The U. S. Geological Service issued a report in April 2008 that only scientists and oil men knew was coming, but man was it big. It was a revised report (hadn't been updated since 1995) on how much oil was in this area of the western 2/3 of North Dakota, western South Dakota, and extreme eastern Montana ..... check THIS out:

The Bakken is the largest domestic oil discovery since Alaska 's Prudhoe Bay , and has the potential to eliminate all American dependence on foreign oil. The Energy Information Administration (EIA) estimates it at 503 billion barrels. Even if just 10% of the oil is recoverable... at $107 a barrel, we're looking at a resource base worth more than $5...3 trillion.

"When I first briefed legislators on this, you could practically see their jaws hit the floor. They had no idea.." says Terry Johnson, the Montana Legislature's financial analyst.

"This sizable find is now the highest-producing onshore oil field found in the past 56 years," reportsThe Pittsburgh Post Gazette. It's a formation known as the Williston Basin , but is more commonly referred to as the 'Bakken.' It stretches from Northern Montana , through North Dakota and into Canada . For years, U. S. oil exploration has been considered a dead end. Even the 'Big Oil' companies gave up searching for major oil wells decades ago. However, a recent technological breakthrough has opened up the Bakken's massive reserves..... and we now have access of up to 500 billion barrels. And because this is light, sweet oil, those billions of barrels will cost Americans just $16 PER BARREL!

That's enough crude to fully fuel the American economy for 2041 years straight. And if THAT didn't throw you on the floor, then this next one should - because it's from 2006!

U.. S. Oil Discovery- Largest Reserve in the World

Stansberry Report Online - 4/20/2006

Hidden 1,000 feet beneath the surface of the Rocky Mountains lies the largest untapped oil reserve in the world. It is more than 2 TRILLION barrels. On August 8, 2005 President Bush mandated its extraction. In three and a half years of high oil prices none has been extracted. With this motherload of oil why are we still fighting over off-shore drilling?

They reported this stunning news: We have more oil inside our borders, than all the other proven reserves on earth.. Here are the official estimates:

- 8-times as much oil as Saudi Arabia

- 18-times as much oil as Iraq

- 21-times as much oil as Kuwait

- 22-times as much oil as Iran

- 500-times as much oil as Yemen

- and it's all right here in the Western United States .

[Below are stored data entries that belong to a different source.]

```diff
+    J.w = p + w_off[i]; J.wp = wp[i]; J.kind = kind[i]; J.a = a[i]; J.b = kind[i] == 4 ? 0 : b[i];
+    J.total = (long long)a[i] * (kind[i] == 4 ? 1 : b[i]);
+    J.c = kind[i] == 0 ? ilog2(jck_pad_chan(b[i])) : kind[i] == 1 ? jck_pad_rows(b[i]) : kind[i] == 3 ? (a[i] + 127) / 128 * 128 : 0;
+    if (kind[i] == 0 && (1 << J.c) != jck_pad_chan(b[i])) JCK_FAIL(JCK_E_ARG, "adam_pack: down needs a power-of-two (padded) Cb");
+    if (kind[i] == 2 && b[i] > 4) JCK_FAIL(JCK_E_ARG, "adam_pack: up16 packs at most 4 channels");
+  }
+  jobs.n = njobs;
+  const double bc1 = 1.0 - std::pow(beta1, step), bc2 = 1.0 - std::pow(beta2, step);
+  return jck_adam_pack_hp(prec, p, g, m, v, ema, 0, n, jobs, beta1, beta2, eps, grad_scale, nullptr, (float)(lr / bc1), (float)std::sqrt(bc2),
+                          ema_weight, (hipStream_t)stream, nullptr, 0, skip_if, nullptr, 0);
+}
+
 static int launch_latent_loss(KernelId id, double bytes, int prec, const void* x, const float* target, const float* weight, const void* g_x,
                               void* g_raw, float* loss, int N, int HW, hipStream_t st) {
   ProfScope prof(id, 0.0, st, bytes);
diff --git a/jck-generation_amd/csrc/ops_internal.hpp b/jck-generation_amd/csrc/ops_internal.hpp
--- a/jck-generation_amd/csrc/ops_internal.hpp
+++ b/jck-generation_amd/csrc/ops_internal.hpp
@@ -100,6 +100,11 @@
                 float grad_scale, const float* hp, hipStream_t st, float* zero = nullptr, long long nzero = 0,
                 const unsigned* skip_if = nullptr,
                 float* ema = nullptr);
+struct PackJobs;
+struct TailJobs;
+int jck_adam_pack_hp(int prec, float* p, const float* g, float* m, float* v, float* ema, long long first, long long count, const PackJobs& jobs,
+                     double beta1, double beta2, double eps, float grad_scale, const float* hp, float step_size, float bc2_sqrt, float ema_w,
+                     hipStream_t st, float* zero, long long nzero, const unsigned* skip_if, const TailJobs* tail, int tail_x);
 const unsigned* jck_grid_sync_error_word(const void* sync_ws);
 int bn_fwd_fused(int prec, const void* y, const float* stats, int slots_per_group, float count, const float* gamma, const float* beta,
                  float eps, float slope, void* a, float* aux, float* stat_out, float* running_mean, float* running_var, int64_t* nbt,
diff --git a/jck-generation_amd/hipgan/_lib.py b/jck-generation_amd/hipgan/_lib.py
--- a/jck-generation_amd/hipgan/_lib.py
+++ b/jck-generation_amd/hipgan/_lib.py
@@ -112,6 +112,8 @@
     "jck_head_bwd_conv2": (i32, [i32, vp, vp, vp, i32, i32, i32, vp, vp, vp, vp]),
     "jck_adam": (i32, [vp, vp, vp, vp, i64, f64, f64, f64, f64, i32, f32, vp]),
     "jck_adam_ema": (i32, [vp, vp, vp, vp, vp, i64, f64, f64, f64, f64, i32, f32, f32, vp, vp]),
+    "jck_adam_pack": (i32, [i32, vp, vp, vp, vp, vp, i64, i32, C.POINTER(i32), C.POINTER(i64), C.POINTER(vp), C.POINTER(i32), C.POINTER(i32),
+                            f64, f64, f64, f64, i32, f32, f32, vp, vp]),
     "jck_engine_create": (i32, [C.POINTER(vp), i32, i32, i32]),
     "jck_engine_create_sized": (i32, [C.POINTER(vp), i32, i32, i32, i32]),
     "jck_engine_create_ex": (i32, [C.POINTER(vp), i32, i32, i32, i32, C.c_uint]),
```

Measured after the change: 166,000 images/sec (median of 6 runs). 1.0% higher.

HOW can this BE? HOW can we NOT BE extracting this? Because the environmentalists and others have blocked all efforts to help America become independent of foreign oil! Again, we are letting a small group of people dictate our lives and our economy.....WHY?

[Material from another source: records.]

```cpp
typedef struct icaf_dmff_args {
    const void* x; void* qkv; void* y;
    const void* wqkv; const float* bqkv;
    const void* wo; const float* bo;
    const void* w1; const float* b1;
    const void* w2; const float* b2;
    const float* ln_attn_gamma[2]; const float* ln_attn_beta[2];
    const float* ln_mlp_gamma; const float* ln_mlp_beta;
    long long wqkv_gs, bqkv_gs, wo_gs, bo_gs, w1_gs, b1_gs, w2_gs, b2_gs, x_gs, y_gs;
    int dtype, B, N, C, heads, Kp, Kp4, hidden, ldy, reserved;
    float eps_attn, eps_mlp;
    float coef_res_attn[2], coef_acc_attn[2], coef_res_mlp[2], coef_acc_mlp[2];
    void* debug_clock;
    const float* x32; float* y32;
} icaf_dmff_args;
int icaf_dmff_ln_qkv(const icaf_dmff_args* a, icaf_stream_t s);
int icaf_dmff_attn_mlp(const icaf_dmff_args* a, icaf_stream_t s);
int icaf_dmff_wide_ln_qkv(const icaf_dmff_args* a, icaf_stream_t s);
int icaf_dmff_wide_proj_mlp(const icaf_dmff_args* a, const void* att, icaf_stream_t s);
int icaf_dmff_wide_proj_mlp_split(const icaf_dmff_args* a, const void* att, float* partial, int ksplit, icaf_stream_t s);
int icaf_dmff_wide_reduce(const icaf_dmff_args* a, const float* partial, int ksplit, icaf_stream_t s);
// ... 26 lines not shown
```

Measured before the change: 17200.

## Keep weight panel resident in LDS for 1x1 stream GEMM with deeper activation ring

For plain 1x1 stream-GEMM layers, including the detect head, whose full weight slice fits within an LDS budget, the weights are loaded once per workgroup into LDS. The activation ring then uses the remaining space for a deeper pipeline of up to five stages. This removes repeated weight streaming per M tile and allows more loads in flight, with vmcnt waits adjusted to the depth. The cost is higher LDS use, which may reduce occupancy, plus a larger up-front weight load that only pays off when a workgroup processes several tiles.

```diff
diff --git a/icafusion_amd/_lib.py b/icafusion_amd/_lib.py
--- a/icafusion_amd/_lib.py
+++ b/icafusion_amd/_lib.py
@@ -78,6 +78,7 @@
     "icaf_bottleneck": (_i, [C.POINTER(BneckArgs), _p]),
     "icaf_conv2d_kernel_name": (_i, [C.POINTER(ConvArgs), C.c_char_p, _i]),
     "icaf_conv2d_config_ids": (_i, [C.POINTER(_i), _i]),
+    "icaf_stream_lds_plan": (_i, [_i, _i, _i, _i, _i, C.POINTER(_i), C.POINTER(_i), C.POINTER(_i)]),
     "icaf_sppf_pool": (_i, [_p, _i, _p, _p, _p, _i, _i, _i, _i, _i, _i, _i, _p]),
     "icaf_sppf_config": (_i, [_i, _i, _i, _i, C.POINTER(_i)]),
     "icaf_upsample_nearest": (_i, [_p, _i, _p, _i, _i, _i, _i, _i, _i, _i, _p]),
diff --git a/icafusion_amd/csrc/conv_common.h b/icafusion_amd/csrc/conv_common.h
--- a/icafusion_amd/csrc/conv_common.h
+++ b/icafusion_amd/csrc/conv_common.h
@@ -8,6 +8,7 @@
     long long x_gs, w_gs, bias_gs, y_gs, res_gs;
     int B, H, W, Cin, ldx, Ho, Wo, Cout, ldy, kh, kw, sh, sw, ph, pw, ldr, Kp, act;
     int M, K, nchunks, mtiles, ntiles;
+    int stream_depth;
     int vec_y, vec_r;
     unsigned int x_bytes, w_bytes;
     float alpha_acc[2], alpha_res[2];
diff --git a/icafusion_amd/csrc/detect.hip b/icafusion_amd/csrc/detect.hip
--- a/icafusion_amd/csrc/detect.hip
+++ b/icafusion_amd/csrc/detect.hip
@@ -183,14 +183,13 @@
     }
 };
 
-template <int DT, int NA, int NO>
+template <int DT, int NA, int NO, bool RES = false>
 __global__ __launch_bounds__(512) void detect_conv_kernel(const ConvP p, const DetectEpi<NA, NO> epi) {
-    stream_gemm<DT, 64, 1>(p, epi);
+    stream_gemm<DT, 64, 1, RES>(p, epi);
 }
 
 template <int DT, int NA, int NO>
 static int launch_detect_conv(const ConvP& p, const DetectEpi<NA, NO>& epi, hipStream_t s) {
-    constexpr int LDS = 3 * (128 + 64) * 128 + 128 * DetectEpi<NA, NO>::SO;
     ConvP q = p;
     q.mtiles = (p.M + 127) / 128;
     q.ntiles = 1;
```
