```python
HERE = os.path.dirname(os.path.abspath(__file__))
CSRC = os.path.join(HERE, "csrc")
OUT = os.path.join(HERE, "libwsgpu.so")
SOURCES = ["decode.hip", "encode.hip", "aggregate.hip", "api.hip", "batcher.hip", "inflate.hip", "handshake.hip", "deflate.hip"]
HEADERS = ["ws_rules.h", "wsgpu_internal.h", "wsgpu_scan.h", "deflate_core.h", "deflate_pmd.h", "../../include/wsgpu.h"]
BENCH_DIR = os.path.join(os.path.dirname(HERE), "benchsupport")
BENCH_SRC = os.path.join(BENCH_DIR, "csrc", "synth.hip")
BENCH_OUT = os.path.join(BENCH_DIR, "libwsbench.so")
BENCH_HDR = os.path.join(os.path.dirname(HERE), "include", "wsbench.h")
HIPCC = os.environ.get("HIPCC", "/opt/rocm/bin/hipcc")
FLAGS = ["--offload-arch=gfx950", "-O3", "-std=c++17", "-fPIC", "-Wall", "-Wno-unused-function",
         "-mllvm", "-disable-promote-alloca-to-lds"]


def _digest(paths, flags) -> str:
    import hashlib
    h = hashlib.sha256(" ".join(flags).encode())
    for p in paths:
        h.update(os.path.basename(p).encode())
        with open(p, "rb") as fh:
            h.update(fh.read())
    return h.hexdigest()


def _fresh(out: str, digest: str) -> bool:
    try:
        with open(out + ".srchash") as fh:
            return os.path.exists(out) and fh.read().strip() == digest
# ... 55 lines not shown
```

snf4j_amd/csrc/api.hip:

```cpp
#include <stdarg.h>
#include <stdio.h>
#include <stdlib.h>
#include <string.h>

#include <algorithm>
#include <atomic>
#include <string>
#include <vector>

#include "wsgpu_internal.h"

using namespace ws;

namespace {

std::atomic<uint64_t> g_ctx_allocs{0};

const char* const kKernelNames[K_COUNT] = {"k_parse",   "k_scan",     "k_link",     "k_piecesN",
                                           "k_final",    "k_enc_len",  "k_enc_scan",
                                           "k_enc_piecesN", "k_enc_final", "k_enc_desc", "k_agg_plan", "k_agg_gather", "k_inflate", "k_hs_accept", "k_infl_tok", "k_infl_fast", "k_hs_validate",
                                           "k_defl_plan", "k_defl_prep", "k_defl_match", "k_defl_parse", "k_defl_final", "k_defl_serial",
                                           "k_defl_trees", "k_defl_emit", "k_defl_hist", "k_defl_match_lds", "k_defl_links",
                                           "k_hs_accept_neg", "k_hs_validate_neg"};

// ... 295 lines not shown
}

int wsg_get_timing(wsg_ctx* c, double* out_ms, uint64_t* out_count, int max_kernels) {
  if (!c) return WSG_API_EINVAL;
  drain_timing(c);
  for (int i = 0; i < K_COUNT && i < max_kernels; ++i) {
    if (out_ms) out_ms[i] = c->ms[i];
    if (out_count) out_count[i] = c->count[i];
  }
  return K_COUNT;
}

int wsg_reset_timing(wsg_ctx* c) {
  if (!c) return WSG_API_EINVAL;
  drain_timing(c);
  memset(c->ms, 0, sizeof c->ms);
  memset(c->count, 0, sizeof c->count);
  return WSG_API_OK;
}
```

James Bartis, lead researcher with the study says we've got more oil in this very compact area than the entire Middle East -more than 2 TRILLION barrels untapped. That's more than all the proven oil reserves of crude oil in the world today, reports The Denver Post.

Don't think 'OPEC' will drop its price - even with this find? Think again! It's all about the competitive marketplace, - it has to. Think OPEC just might be funding the environmentalists?

By the way...this is all true. Check it out at the link below!!!

GOOGLE it, or follow this link. It will blow your mind.

http://www.usgs.gov/newsroom/article.asp?ID=1911


----------



## stormy (Feb 24, 2011)

Just keep in mind there are billions of diamonds in the world, the supply is controlled by a few large cartels to keep the price up....couldn't be happening with oil now could it??


----------



## Miniv (Feb 24, 2011)

stormy said:


> Just keep in mind there are billions of diamonds in the world, the supply is controlled by a few large cartels to keep the price up....couldn't be happening with oil now could it??


Exactly, Stormy. Exactly.


----------



## tagalong (Feb 24, 2011)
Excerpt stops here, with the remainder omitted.